= Exercise objective =
Look through the records that follow. Copy every line containing the word "launches".

= Records =
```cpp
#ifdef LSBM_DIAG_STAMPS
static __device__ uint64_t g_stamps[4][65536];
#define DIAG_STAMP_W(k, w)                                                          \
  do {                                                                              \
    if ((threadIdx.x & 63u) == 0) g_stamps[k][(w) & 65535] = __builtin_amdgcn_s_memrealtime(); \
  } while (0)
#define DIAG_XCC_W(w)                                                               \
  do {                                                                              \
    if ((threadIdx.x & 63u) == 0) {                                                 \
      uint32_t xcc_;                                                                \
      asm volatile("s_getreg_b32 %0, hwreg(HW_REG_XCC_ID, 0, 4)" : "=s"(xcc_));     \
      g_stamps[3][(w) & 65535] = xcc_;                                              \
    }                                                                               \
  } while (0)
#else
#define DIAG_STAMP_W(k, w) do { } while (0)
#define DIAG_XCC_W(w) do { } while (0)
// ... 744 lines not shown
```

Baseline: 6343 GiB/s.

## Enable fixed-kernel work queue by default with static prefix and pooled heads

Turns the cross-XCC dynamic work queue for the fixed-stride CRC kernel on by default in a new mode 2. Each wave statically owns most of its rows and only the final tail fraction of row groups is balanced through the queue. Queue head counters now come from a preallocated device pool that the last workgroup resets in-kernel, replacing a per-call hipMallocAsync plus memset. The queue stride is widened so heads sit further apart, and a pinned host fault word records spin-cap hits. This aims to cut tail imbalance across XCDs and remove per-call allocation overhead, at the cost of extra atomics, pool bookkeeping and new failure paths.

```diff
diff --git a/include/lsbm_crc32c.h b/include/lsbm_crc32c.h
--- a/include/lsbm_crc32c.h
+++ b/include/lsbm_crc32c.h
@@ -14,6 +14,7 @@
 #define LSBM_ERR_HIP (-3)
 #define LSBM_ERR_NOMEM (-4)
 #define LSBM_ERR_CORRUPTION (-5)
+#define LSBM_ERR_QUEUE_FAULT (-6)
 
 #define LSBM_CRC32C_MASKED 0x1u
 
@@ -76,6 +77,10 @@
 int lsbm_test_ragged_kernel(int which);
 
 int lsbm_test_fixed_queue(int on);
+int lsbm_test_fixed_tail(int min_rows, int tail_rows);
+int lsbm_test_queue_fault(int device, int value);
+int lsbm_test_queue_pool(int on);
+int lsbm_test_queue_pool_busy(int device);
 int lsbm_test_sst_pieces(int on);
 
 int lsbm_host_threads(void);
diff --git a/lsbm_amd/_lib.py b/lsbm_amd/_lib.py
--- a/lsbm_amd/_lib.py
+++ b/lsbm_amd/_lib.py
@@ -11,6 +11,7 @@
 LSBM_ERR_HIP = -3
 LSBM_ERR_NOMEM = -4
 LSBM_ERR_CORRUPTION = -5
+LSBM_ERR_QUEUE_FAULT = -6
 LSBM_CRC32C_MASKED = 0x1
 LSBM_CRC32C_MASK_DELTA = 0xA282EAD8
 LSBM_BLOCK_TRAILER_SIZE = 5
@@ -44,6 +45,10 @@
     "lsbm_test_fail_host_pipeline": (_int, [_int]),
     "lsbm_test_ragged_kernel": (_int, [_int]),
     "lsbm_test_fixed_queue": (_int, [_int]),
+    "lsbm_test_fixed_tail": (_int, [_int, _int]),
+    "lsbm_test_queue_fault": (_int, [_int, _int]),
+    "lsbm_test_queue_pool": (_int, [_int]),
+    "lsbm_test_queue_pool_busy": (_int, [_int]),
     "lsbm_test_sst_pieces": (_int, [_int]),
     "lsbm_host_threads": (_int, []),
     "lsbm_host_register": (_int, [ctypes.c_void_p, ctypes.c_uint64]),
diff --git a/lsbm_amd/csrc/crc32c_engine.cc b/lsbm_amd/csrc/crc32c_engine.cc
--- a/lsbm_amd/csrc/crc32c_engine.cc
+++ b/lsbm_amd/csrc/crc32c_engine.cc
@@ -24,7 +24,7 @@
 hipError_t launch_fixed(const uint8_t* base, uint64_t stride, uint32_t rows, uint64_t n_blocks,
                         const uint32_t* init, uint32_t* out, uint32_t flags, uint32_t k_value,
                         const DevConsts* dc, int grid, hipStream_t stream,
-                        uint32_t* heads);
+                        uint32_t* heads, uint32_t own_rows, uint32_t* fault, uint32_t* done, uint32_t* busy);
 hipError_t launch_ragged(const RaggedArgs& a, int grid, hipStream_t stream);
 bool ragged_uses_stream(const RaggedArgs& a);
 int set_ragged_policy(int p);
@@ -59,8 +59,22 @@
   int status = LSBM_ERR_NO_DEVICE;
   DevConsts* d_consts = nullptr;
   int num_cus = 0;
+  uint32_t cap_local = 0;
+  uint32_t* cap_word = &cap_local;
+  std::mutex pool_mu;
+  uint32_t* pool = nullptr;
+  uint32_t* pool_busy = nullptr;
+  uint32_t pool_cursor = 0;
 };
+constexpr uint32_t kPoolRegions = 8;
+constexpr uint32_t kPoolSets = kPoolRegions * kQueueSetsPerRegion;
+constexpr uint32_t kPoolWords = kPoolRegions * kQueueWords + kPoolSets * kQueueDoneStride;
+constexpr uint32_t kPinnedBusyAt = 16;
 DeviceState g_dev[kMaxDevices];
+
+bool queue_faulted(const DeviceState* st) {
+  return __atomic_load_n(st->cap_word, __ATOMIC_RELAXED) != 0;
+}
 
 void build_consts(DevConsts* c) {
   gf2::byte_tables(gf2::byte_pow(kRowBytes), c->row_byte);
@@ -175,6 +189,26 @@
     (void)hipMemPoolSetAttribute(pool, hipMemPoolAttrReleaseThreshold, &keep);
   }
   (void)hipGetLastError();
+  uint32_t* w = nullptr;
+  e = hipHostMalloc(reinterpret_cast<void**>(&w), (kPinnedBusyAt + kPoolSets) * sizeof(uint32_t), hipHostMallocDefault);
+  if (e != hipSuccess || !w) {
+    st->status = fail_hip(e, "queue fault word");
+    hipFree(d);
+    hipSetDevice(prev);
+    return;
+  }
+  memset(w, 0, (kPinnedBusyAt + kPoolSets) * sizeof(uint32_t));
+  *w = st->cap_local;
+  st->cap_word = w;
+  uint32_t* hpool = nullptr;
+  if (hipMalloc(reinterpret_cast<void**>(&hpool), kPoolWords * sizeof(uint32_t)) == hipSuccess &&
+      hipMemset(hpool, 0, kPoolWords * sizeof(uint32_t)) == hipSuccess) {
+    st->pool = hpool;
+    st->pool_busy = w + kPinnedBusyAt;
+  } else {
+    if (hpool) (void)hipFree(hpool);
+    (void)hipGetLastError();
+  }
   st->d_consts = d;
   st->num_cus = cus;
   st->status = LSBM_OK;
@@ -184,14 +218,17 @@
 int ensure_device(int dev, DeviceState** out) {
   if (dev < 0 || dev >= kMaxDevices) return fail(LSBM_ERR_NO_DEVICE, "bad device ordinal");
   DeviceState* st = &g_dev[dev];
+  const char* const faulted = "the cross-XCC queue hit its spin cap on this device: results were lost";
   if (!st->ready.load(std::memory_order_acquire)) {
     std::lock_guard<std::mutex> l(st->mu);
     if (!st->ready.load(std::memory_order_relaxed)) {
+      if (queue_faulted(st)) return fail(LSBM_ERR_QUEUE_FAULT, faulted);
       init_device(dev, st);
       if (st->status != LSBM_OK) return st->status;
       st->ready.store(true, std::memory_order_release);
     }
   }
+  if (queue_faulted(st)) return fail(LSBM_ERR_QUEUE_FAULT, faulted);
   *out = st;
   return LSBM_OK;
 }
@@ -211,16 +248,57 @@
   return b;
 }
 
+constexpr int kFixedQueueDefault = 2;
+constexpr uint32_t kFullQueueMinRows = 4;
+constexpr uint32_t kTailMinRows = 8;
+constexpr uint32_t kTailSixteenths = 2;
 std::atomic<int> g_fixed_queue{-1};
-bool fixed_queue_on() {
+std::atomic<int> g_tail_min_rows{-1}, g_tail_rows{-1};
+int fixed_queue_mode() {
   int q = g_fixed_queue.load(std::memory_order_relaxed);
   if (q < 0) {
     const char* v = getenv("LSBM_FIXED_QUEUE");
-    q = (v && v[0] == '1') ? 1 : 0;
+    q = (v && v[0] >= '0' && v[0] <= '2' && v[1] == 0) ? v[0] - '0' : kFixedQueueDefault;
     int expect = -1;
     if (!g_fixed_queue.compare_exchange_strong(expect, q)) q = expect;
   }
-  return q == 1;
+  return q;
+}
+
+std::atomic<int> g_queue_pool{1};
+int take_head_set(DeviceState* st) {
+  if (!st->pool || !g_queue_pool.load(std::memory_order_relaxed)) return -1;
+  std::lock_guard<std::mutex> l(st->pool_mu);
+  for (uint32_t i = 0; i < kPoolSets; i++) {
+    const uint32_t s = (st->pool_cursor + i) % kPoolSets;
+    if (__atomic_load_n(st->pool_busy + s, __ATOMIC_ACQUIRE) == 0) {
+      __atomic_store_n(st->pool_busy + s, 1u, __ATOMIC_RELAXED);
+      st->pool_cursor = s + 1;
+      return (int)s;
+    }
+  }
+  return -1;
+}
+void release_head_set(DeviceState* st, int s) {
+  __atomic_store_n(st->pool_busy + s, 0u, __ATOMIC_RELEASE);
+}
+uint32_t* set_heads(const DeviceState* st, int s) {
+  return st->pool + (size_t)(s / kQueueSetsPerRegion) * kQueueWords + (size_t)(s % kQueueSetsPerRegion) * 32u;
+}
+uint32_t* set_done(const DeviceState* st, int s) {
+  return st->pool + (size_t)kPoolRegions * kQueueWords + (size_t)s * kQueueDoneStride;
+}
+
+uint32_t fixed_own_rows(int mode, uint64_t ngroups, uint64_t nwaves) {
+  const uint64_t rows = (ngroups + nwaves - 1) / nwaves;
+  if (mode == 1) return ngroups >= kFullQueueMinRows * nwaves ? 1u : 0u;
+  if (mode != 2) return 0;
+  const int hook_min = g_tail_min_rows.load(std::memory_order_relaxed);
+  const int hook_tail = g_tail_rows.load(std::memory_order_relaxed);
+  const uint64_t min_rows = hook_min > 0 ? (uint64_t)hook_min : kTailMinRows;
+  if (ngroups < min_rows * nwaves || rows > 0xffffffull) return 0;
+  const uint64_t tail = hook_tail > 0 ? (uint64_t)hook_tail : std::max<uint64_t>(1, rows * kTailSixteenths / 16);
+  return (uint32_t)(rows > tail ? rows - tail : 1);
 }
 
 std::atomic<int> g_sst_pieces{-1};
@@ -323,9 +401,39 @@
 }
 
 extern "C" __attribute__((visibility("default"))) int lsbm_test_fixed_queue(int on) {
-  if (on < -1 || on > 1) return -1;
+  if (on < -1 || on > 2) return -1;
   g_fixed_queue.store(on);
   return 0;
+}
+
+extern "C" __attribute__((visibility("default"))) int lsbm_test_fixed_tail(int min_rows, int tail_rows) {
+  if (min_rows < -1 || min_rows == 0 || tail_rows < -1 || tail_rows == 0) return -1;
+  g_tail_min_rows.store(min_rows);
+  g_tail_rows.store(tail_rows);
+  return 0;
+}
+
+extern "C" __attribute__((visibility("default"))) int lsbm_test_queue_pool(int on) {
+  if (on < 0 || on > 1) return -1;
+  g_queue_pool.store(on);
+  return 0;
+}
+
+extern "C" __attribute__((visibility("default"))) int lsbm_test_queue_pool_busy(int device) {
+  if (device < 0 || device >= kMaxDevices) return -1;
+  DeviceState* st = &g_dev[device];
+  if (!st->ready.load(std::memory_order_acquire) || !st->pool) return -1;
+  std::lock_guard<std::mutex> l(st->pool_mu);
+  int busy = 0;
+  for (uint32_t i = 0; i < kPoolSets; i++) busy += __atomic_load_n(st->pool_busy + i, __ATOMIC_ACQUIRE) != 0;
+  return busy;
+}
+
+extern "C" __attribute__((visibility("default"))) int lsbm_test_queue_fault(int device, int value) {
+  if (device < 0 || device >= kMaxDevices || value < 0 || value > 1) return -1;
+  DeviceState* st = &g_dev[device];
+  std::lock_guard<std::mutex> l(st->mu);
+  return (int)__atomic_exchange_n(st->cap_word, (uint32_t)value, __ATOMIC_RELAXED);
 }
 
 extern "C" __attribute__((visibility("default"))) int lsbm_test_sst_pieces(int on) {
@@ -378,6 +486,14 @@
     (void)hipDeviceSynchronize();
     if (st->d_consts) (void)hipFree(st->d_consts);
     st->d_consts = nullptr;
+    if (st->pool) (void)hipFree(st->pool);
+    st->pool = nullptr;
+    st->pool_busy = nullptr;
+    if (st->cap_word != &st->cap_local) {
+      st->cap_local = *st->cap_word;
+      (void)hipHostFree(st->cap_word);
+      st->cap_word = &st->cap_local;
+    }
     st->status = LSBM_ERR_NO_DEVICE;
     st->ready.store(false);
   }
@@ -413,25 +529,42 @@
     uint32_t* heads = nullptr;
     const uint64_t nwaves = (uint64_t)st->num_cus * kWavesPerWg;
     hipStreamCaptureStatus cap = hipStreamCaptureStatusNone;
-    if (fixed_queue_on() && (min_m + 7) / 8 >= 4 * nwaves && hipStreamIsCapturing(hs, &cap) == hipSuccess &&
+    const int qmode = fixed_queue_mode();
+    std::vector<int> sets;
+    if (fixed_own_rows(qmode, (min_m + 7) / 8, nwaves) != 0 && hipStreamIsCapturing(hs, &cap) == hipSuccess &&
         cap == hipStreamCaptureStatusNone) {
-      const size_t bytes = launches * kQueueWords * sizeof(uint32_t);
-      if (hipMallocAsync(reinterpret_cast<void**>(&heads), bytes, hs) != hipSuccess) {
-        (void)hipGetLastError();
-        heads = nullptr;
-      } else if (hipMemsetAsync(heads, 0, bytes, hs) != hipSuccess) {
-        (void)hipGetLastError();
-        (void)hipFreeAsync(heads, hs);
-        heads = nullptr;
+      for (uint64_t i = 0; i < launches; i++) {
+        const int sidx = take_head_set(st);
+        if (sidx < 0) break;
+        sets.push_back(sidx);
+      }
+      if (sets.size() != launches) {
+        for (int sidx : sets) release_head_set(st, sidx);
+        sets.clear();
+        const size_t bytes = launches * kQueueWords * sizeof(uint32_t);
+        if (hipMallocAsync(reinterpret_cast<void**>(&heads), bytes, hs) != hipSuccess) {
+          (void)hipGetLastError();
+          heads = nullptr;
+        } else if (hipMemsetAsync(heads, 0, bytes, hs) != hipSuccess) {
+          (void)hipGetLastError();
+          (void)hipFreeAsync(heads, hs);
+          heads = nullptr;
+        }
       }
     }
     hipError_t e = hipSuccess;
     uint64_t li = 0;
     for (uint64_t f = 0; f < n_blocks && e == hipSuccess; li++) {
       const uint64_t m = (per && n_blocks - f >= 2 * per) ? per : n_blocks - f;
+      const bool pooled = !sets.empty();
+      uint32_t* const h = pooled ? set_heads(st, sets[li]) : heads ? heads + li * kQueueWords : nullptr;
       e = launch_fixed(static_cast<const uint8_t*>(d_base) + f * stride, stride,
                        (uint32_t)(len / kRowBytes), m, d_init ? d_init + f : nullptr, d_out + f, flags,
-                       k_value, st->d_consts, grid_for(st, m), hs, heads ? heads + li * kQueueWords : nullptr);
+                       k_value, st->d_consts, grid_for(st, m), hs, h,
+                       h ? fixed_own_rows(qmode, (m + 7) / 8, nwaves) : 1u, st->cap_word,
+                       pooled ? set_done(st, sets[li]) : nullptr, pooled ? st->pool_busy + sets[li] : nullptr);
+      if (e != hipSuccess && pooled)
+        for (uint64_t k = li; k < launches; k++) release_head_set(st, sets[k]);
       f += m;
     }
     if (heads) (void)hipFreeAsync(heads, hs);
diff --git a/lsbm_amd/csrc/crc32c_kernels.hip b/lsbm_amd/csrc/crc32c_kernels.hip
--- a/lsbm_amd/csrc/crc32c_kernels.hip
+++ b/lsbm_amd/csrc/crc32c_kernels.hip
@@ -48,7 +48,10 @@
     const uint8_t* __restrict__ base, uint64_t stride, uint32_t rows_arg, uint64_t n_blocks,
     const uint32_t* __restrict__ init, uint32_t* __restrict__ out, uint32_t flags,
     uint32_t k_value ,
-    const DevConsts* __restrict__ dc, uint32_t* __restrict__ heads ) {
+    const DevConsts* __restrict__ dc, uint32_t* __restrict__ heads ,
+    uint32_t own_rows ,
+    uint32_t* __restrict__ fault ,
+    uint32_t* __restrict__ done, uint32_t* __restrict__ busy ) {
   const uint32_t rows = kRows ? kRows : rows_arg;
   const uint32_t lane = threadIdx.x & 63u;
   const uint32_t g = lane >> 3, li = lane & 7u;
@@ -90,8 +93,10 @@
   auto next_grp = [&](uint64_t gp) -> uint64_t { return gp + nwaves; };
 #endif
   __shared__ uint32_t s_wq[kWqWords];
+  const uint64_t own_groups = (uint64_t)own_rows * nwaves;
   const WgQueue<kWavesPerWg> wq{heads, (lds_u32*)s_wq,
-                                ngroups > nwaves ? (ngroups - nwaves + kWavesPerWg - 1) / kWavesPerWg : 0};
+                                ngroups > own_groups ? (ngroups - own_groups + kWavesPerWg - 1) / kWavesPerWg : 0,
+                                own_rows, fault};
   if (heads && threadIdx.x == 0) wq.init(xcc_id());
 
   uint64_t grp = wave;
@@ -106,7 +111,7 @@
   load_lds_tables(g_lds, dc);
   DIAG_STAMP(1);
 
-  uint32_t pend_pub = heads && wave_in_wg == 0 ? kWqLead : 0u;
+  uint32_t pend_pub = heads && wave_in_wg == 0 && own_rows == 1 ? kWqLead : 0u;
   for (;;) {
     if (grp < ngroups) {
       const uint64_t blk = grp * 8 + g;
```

= Solution below =
-      const size_t bytes = launches * kQueueWords * sizeof(uint32_t);
+      for (uint64_t i = 0; i < launches; i++) {
+      if (sets.size() != launches) {
+        const size_t bytes = launches * kQueueWords * sizeof(uint32_t);
+        for (uint64_t k = li; k < launches; k++) release_head_set(st, sets[k]);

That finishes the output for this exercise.